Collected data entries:
● ● ● ● ● ● ●

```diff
+            }
+#pragma unroll
+            for (int x = 0; x < P; ++x) {
+                if (X == x) NX = prm.popN[x];
+                if (Y == x) NY = prm.popN[x];
+            }
+            const int src = 4 * X + (Y >> 1);
+            const int d0 = __shfl_sync(0xffffffffu, gd[0], src), d1 = __shfl_sync(0xffffffffu, gd[1], src);
+            const long long SX = __shfl_sync(0xffffffffu, gd[0], 4 * X + 2);
+            const long long SY = __shfl_sync(0xffffffffu, gd[0], 4 * Y + 2);
+            const long long n = __shfl_sync(0xffffffffu, gd[0], 18);
+            uint32_t f = gfreq;
+            f += __shfl_xor_sync(0xffffffffu, f, 1);
+            f += __shfl_xor_sync(0xffffffffu, f, 2);
+            f = __shfl_sync(0xffffffffu, f, 4 * X);
+            unsigned long long* dst = prm.part + slot_base + ((int64_t)(gseg - seg_first) * NW + warp) * (QI + QU);
+            if (lane < P + P * (P - 1) / 2)
+                dst[QI + lane] += (unsigned long long)(n * NX * NY - NX * SY - NY * SX + 2ll * ((Y & 1) ? d1 : d0));
+            else if (lane < QU)
+                dst[QI + lane] += (unsigned long long)f;
+            else if (lane == 31)
+                dst[0] += (unsigned long long)n;
+            __syncwarp();
+            gd[0] = gd[1] = 0;
+            gfreq = 0u;
+            grows = 0;
+        };
+        auto gram_add = [&](uint32_t k0, uint32_t k1, uint32_t m) {
+            if (grows + __popc(m) > glimit) gram_flush();
+            grows += __popc(m);
+            const int t = lane & 3;
+            if ((lane >> 2) == 4) k0 = k1 = 0x01010101u;
+            k0 &= gram_bytes(m, t, 0);
+            k1 &= gram_bytes(m, t, 1);
+            imma_u8(gd, k0, k1, k0, k1);
+            if (MODE == MODE_POPGEN_FREQ)
+                gfreq += __popc((__vsetgtu4(k0, 0u) & __vsetltu4(k0, gN4)) | (__vsetgtu4(k1, 0u) & __vsetltu4(k1, gN4)) << 1);
+        };
+
         for (int it = team; it < ntiles; it += nteams) {
             const int stage = it % prm.stages;
             if (lane == 0)
@@ -1177,7 +1270,30 @@
             const uint16_t* s_slot = reinterpret_cast<const uint16_t*>(tile + (size_t)prm.row_cap * prm.pitch);
             const int rot = (int)((t0 + it) % wpt), nb1 = (n1 + 31) / 32;
 
-            if constexpr (P < 8) {
+            if constexpr (GRAM) {
+                for (int r = ((lw - rot + wpt) % wpt) * 32; r < n1; r += wpt * 32) {
+                    uint32_t k0, k1;
+                    gram_counts(s_bf, reinterpret_cast<const uint32_t*>(tile), n1, prm.wd, r, lane, k0, k1);
+                    const int nv = min(32, n1 - r);
+                    uint32_t pending = nv == 32 ? 0xffffffffu : (1u << nv) - 1u;
+                    if (tile_site0 + s_slot[r + nv - 1] < gseg_end) {
+                        gram_add(k0, k1, pending);
+                        continue;
+                    }
+                    const int64_t site = tile_site0 + s_slot[r + min(lane, nv - 1)];
+                    while (pending) {
+                        const int64_t first = __shfl_sync(0xffffffffu, site, __ffs(pending) - 1);
+                        if (first >= gseg_end) {
+                            gram_flush();
+                            gseg = next_seg(prm.brk, prm.nseg, gseg + 1, first);
+                            gseg_end = __ldg(prm.brk + gseg + 1);
+                        }
+                        const uint32_t in = pending & __ballot_sync(0xffffffffu, site < gseg_end);
+                        gram_add(k0, k1, in);
+                        pending &= ~in;
+                    }
+                }
+            } else if constexpr (P < 8) {
                 for (int r = ((lw - rot + wpt) % wpt) * 32; r < n1; r += wpt * 32) {
                     const int rw = r + mma_row(lane);
                     BitCounts<P> ct;
@@ -1202,6 +1318,7 @@
             __syncwarp();
             if (lane == 0) mbar_arrive(&empty[stage]);
         }
+        if constexpr (GRAM) gram_flush();
     }
     warp_flush<QI, QU, 0>(acc, cur_seg, prm.part, slot_base, seg_first, warp, lane, NW);
 }
@@ -1949,6 +2066,11 @@
 
 template <int MODE, int P, bool UNI>
 int launch_site_pass_packed(pg_ctx* ctx, const K1Launch& L, const char* name) {
+    if constexpr (UNI && P < 8) {
+        if (L.prm.bytes)
+            return L.prm.nw == 12 ? launch_kernel<k1_site_pass_packed<MODE, P, 12, true, true>, 12>(ctx, L, name)
+                                  : launch_kernel<k1_site_pass_packed<MODE, P, 8, true, true>, 8>(ctx, L, name);
+    }
     return L.prm.nw == 12 ? launch_kernel<k1_site_pass_packed<MODE, P, 12, UNI>, 12>(ctx, L, name)
                           : launch_kernel<k1_site_pass_packed<MODE, P, 8, UNI>, 8>(ctx, L, name);
 }
```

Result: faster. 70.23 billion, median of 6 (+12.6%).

● ● ● ● ● ● ●

■ Problem:
Nothing but a number should be given: the count of lines in the entries that contain the word "part".

■ Response area:
2